Treefrog
Book Wheeler
Readability and slightly faster usually, less chance for weird interpretation behavior. At least if it is a linear relationship. And it can make it easier to do things like change the range.Yep, the potentiometer is linear! For the sake of my own learning, may I ask what the benefits are of the parameterized equation over just using the mapped values? I know I'm putting my lack of understanding on full display here, but it's a great way to learn haha.
For the non-linear thermometer, mapping may be better.
Different ways of doing things. If you find one more readable or easier to follow, that's the one you should use. On an extreme technical view, one may run slightly faster or use slightly less memory, but saving nanoseconds and bits is probably not important here. And what you're suggesting may be the faster one.Just blind intuition shooting from the hip, it seems like if I'm already going to have the temperature sensor mapped to relevant temperatures Fahrenheit, and then map the potentiometer to useful temperature values for tuning, I could come up with a simple code to just add the mapped potentiometer value to the preset min/max temp range.
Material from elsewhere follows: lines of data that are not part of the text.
#pragma unroll
  for (int j = 0; j < LL_LA - LL_LW; ++j) request_a(j);
#pragma unroll
  for (int j = 0; j < LL_LW; ++j) { request_a(j + LL_LA - LL_LW); request_w(p.Wp, j, j); }
  ll_wait_vm(ll_after_w(0));
  __builtin_amdgcn_s_barrier();
  read_a(0, 0, 0);
#pragma unroll
  for (int ks = 0; ks < LL_NK; ++ks) {
    if (ks + LL_LA < LL_NK) request_a(ks + LL_LA);
    if (ks + LL_LW < LL_NK) request_w(p.Wp, ks + LL_LW, (ks + LL_LW) % (LL_LW + 1));
    read_a(ks, 1, 1);
    __builtin_amdgcn_sched_barrier(0);
    mfma_group(ks % (LL_LW + 1), 0, 0);
    __builtin_amdgcn_sched_barrier(0);
    if (ks + 1 < LL_NK) {
      ll_wait_vm(ll_after_w(ks + 1));
      __builtin_amdgcn_s_barrier();
      read_a(ks + 1, 0, 0);
    }
    __builtin_amdgcn_sched_barrier(0);
    mfma_group(ks % (LL_LW + 1), 1, 1);
    __builtin_amdgcn_sched_barrier(0);
  }
  __syncthreads();
  LL_CLK(t_loop1);
  half8 tk[LL_R];
  float rs[LL_R][8];
  auto tile_row = [&](int k) { return MEAN ? wid * LL_ROWS_PER_WAVE + k : wid + LL_NW * k; };
  auto request_resid = [&](int t0, const float* x32) {
#pragma unroll
    for (int u = 0; u < LL_R; ++u) {
      const int m = m0 + tile_row(t0 + u);
      const int mc = m < p.M ? m : p.M - 1;
      if (x32) {
        load8f(x32 + (size_t)mc * 512 + lane * 8, rs[u]);
      } else {
        tk[u] = *reinterpret_cast<const half8*>(p.tok16 + (size_t)mc * 512 + lane * 8);
        load8f(p.pe + (size_t)((unsigned)mc % (unsigned)p.S) * 512 + lane * 8, rs[u]);
      }
    }
  };
  constexpr bool EARLY_RESID = !FFN;
  const float* const resid32 = TAIL ? p.y32 : p.x32;
  if constexpr (EARLY_RESID) request_resid(0, resid32);

  unsigned char* E = smem;
  LL_CLK(t_pre);
  unsigned erow_off = (unsigned)(frow * (2 * LL_BN));
  int esw = frow & 15, efh = fhalf;
  auto read_e = [&](int q, int slot) {
    const unsigned char* erow = E + erow_off;
#pragma unroll
    for (int j = 0; j < LL_TM; ++j)
      fa[slot][j] = *reinterpret_cast<const half8*>(erow + j * 32 * (2 * LL_BN) + (((2 * q + efh) ^ esw) << 4));
  };
  auto zero_acc = [&]() {
#pragma unroll
    for (int i = 0; i < 2; ++i)
#pragma unroll
      for (int j = 0; j < LL_TM; ++j)
#pragma unroll
        for (int e = 0; e < 16; ++e) acc[i][j][e] = 0.f;
  };
  auto product_from_e = [&](const _Float16* wp) {
    asm volatile("" : "+v"(erow_off), "+v"(esw), "+v"(efh));
#pragma unroll
    for (int j = 0; j < LL_LW; ++j) request_w(wp, j, j);
    read_e(0, 0);
#pragma unroll
    for (int ks = 0; ks < LL_NK; ++ks) {
      if (ks + LL_LW < LL_NK) request_w(wp, ks + LL_LW, (ks + LL_LW) % (LL_LW + 1));
      read_e(2 * ks + 1, 1);
      __builtin_amdgcn_sched_barrier(0);
      mfma_group(ks % (LL_LW + 1), 0, 0);
      __builtin_amdgcn_sched_barrier(0);
      if (ks + 1 < LL_NK) read_e(2 * ks + 2, 0);
      __builtin_amdgcn_sched_barrier(0);
      mfma_group(ks % (LL_LW + 1), 1, 1);
      __builtin_amdgcn_sched_barrier(0);
    }
  };
  auto park = [&](auto relu_c) {
    constexpr bool RELU = decltype(relu_c)::value;
    int lane_p = lane;
    asm volatile("" : "+v"(lane_p));
#pragma unroll
    for (int i = 0; i < 2; ++i) {
#pragma unroll
      for (int g = 0; g < 4; ++g) {
        const int nl = wid * 64 + i * 32 + 8 * g + 4 * (lane_p >> 5);
        const float4_ bv = *reinterpret_cast<const float4_*>(bias_lds + nl);
#pragma unroll
        for (int j = 0; j < LL_TM; ++j) {
          const int ml = j * 32 + (lane_p & 31);
          half4 v;
#pragma unroll
          for (int e = 0; e < 4; ++e) v[e] = (_Float16)(acc[i][j][g * 4 + e] + bv[e]);
          if constexpr (RELU) v = __builtin_elementwise_max(v, half4{0, 0, 0, 0});
          const int chunk = (nl >> 3) ^ (ml & 15);
          *reinterpret_cast<half4*>(E + ml * (2 * LL_BN) + (chunk << 4) + ((nl & 4) << 1)) = v;
        }
      }
    }
  };
  auto load_bias = [&](const float* b) {
    if (wid < 2) {
      float* dst = bias_lds + wid * 256;
      if (b) {
        const __amdgpu_buffer_rsrc_t rs_ = __builtin_amdgcn_make_buffer_rsrc(const_cast<float*>(b), 0, LL_BN * 4, 0x00020000);
        ll_dma16(rs_, dst, lane * 16, wid * 1024);
      } else {
        *reinterpret_cast<float4_*>(dst + lane * 4) = float4_{0.f, 0.f, 0.f, 0.f};
      }
    }
  };
  if constexpr (TAIL) {
    request_resid(0, nullptr);
    park(std::false_type{});
    __syncthreads();
    {
      float gm1[8], bt1[8];
      load8f(p.gamma + lane * 8, gm1);
      load8f(p.beta + lane * 8, bt1);
#pragma unroll 1
      for (int t0 = 0; t0 < LL_ROWS_PER_WAVE; t0 += LL_R) {
        float f[LL_R][8];
#pragma unroll
        for (int u = 0; u < LL_R; ++u) {
          const int r = tile_row(t0 + u);
          const half8 b = *reinterpret_cast<const half8*>(E + r * (2 * LL_BN) + ((lane ^ (r & 15)) << 4));
#pragma unroll
          for (int e = 0; e < 8; ++e) {
            f[u][e] = (float)tk[u][e] + rs[u][e];
            f[u][e] += (float)b[e];
          }
        }
        if (t0 + LL_R < LL_ROWS_PER_WAVE) request_resid(t0 + LL_R, nullptr);
        ln_rows<LL_R>(p.eps, f);
#pragma unroll
        for (int u = 0; u < LL_R; ++u) {
          const int r = tile_row(t0 + u);
          const int m = m0 + r;
          half8 h;
#pragma unroll
          for (int e = 0; e < 8; ++e) { f[u][e] = fmaf(f[u][e], gm1[e], bt1[e]); h[e] = (_Float16)f[u][e]; }
          if (m < p.M) store8f(p.y32 + (size_t)m * 512 + lane * 8, f[u]);
          *reinterpret_cast<half8*>(E + r * (2 * LL_BN) + ((lane ^ (r & 15)) << 4)) = h;
        }
      }
    }
    __syncthreads();
    load_bias(p.bias1);
    zero_acc();
    product_from_e(p.W1p);
    asm volatile("s_waitcnt vmcnt(0)" ::: "memory");
    __syncthreads();
  }
  if constexpr (FFN) {
    park(std::true_type{});
    __syncthreads();
    load_bias(p.bias2);
    zero_acc();
    product_from_e(p.W2p);
    asm volatile("s_waitcnt vmcnt(0)" ::: "memory");
    __syncthreads();
  }
  LL_CLK(t_loop2);
  park(std::false_type{});
  __syncthreads();
  LL_CLK(t_park);
  if constexpr (!EARLY_RESID) request_resid(0, resid32);

  float gm[8], bt[8];
  if constexpr (!MEAN) {
    load8f(p.gamma + lane * 8, gm);
    load8f(p.beta + lane * 8, bt);
  }
  float csum[8];
#pragma unroll
  for (int e = 0; e < 8; ++e) csum[e] = 0.f;
#pragma unroll 1
  for (int t0 = 0; t0 < LL_ROWS_PER_WAVE; t0 += LL_R) {
    float f[LL_R][8];
#pragma unroll
    for (int u = 0; u < LL_R; ++u) {
      const int r = tile_row(t0 + u);
      const half8 b = *reinterpret_cast<const half8*>(E + r * (2 * LL_BN) + ((lane ^ (r & 15)) << 4));
#pragma unroll
      for (int e = 0; e < 8; ++e) {
        f[u][e] = resid32 ? rs[u][e] : (float)tk[u][e] + rs[u][e];
        f[u][e] += (float)b[e];
      }
    }
    if (t0 + LL_R < LL_ROWS_PER_WAVE) request_resid(t0 + LL_R, resid32);
    ln_rows<LL_R>(p.eps, f);
    if constexpr (MEAN) {
#pragma unroll
      for (int u = 0; u < LL_R; ++u) {
        const int m = m0 + tile_row(t0 + u);
        if (m >= p.M) continue;
#pragma unroll
        for (int e = 0; e < 8; ++e) csum[e] += f[u][e];
      }
      continue;
    }
#pragma unroll
    for (int u = 0; u < LL_R; ++u) {
      const int m = m0 + tile_row(t0 + u);
      if (m >= p.M) continue;
      half8 h;
#pragma unroll
      for (int e = 0; e < 8; ++e) { f[u][e] = fmaf(f[u][e], gm[e], bt[e]); h[e] = (_Float16)f[u][e]; }
      if (p.y32) store8f(p.y32 + (size_t)m * 512 + lane * 8, f[u]);
      if (p.y16) *reinterpret_cast<half8*>(p.y16 + (size_t)m * 512 + lane * 8) = h;
    }
  }
  if constexpr (MEAN) {
    static_assert(!MEAN || LL_ROWS_PER_WAVE == 16, "a wave's chunk is 16 rows: groups are multiples of 16 rows");
    const int mrow = m0 + wid * LL_ROWS_PER_WAVE;
    if (mrow < p.M) store8f(p.part + (size_t)(mrow / LL_ROWS_PER_WAVE) * 512 + lane * 8, csum);
  }
#ifdef FP_PROFILE_BUILD
  asm volatile("s_waitcnt vmcnt(0)" ::: "memory");
  LL_CLK(t_end);
  if (tid == 0) {
    atomicAdd(&ll_dbg[0], t_loop1 - t_start); atomicAdd(&ll_dbg[1], t_loop2 - t_pre); atomicAdd(&ll_dbg[2], t_park - t_loop2);
    atomicAdd(&ll_dbg[3], t_end - t_park); atomicAdd(&ll_dbg[4], 1ull); atomicMin(&ll_dbg[6], t_start); atomicMax(&ll_dbg[7], t_end);
  }
#endif
}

So essentially something like (not code, just theory)
mapped_potentiometer = full 0-1023 range mapped to a range of -30 to +30
Then
Minimum duty cycle temperature = 160 + mapped potentiometer
Maximum duty cycle temperature = 210 + mapped potentiometer
On a side note, it is probably a good idea to not hardcode any values in the code and instead use variables to hold any value that may need changing.
Also, some fans need an inverse pwm signal. It also could be that the fan and generator have a different understanding of what the pwm signal is. The fan could be looking at % high while the generator is % switch to ground.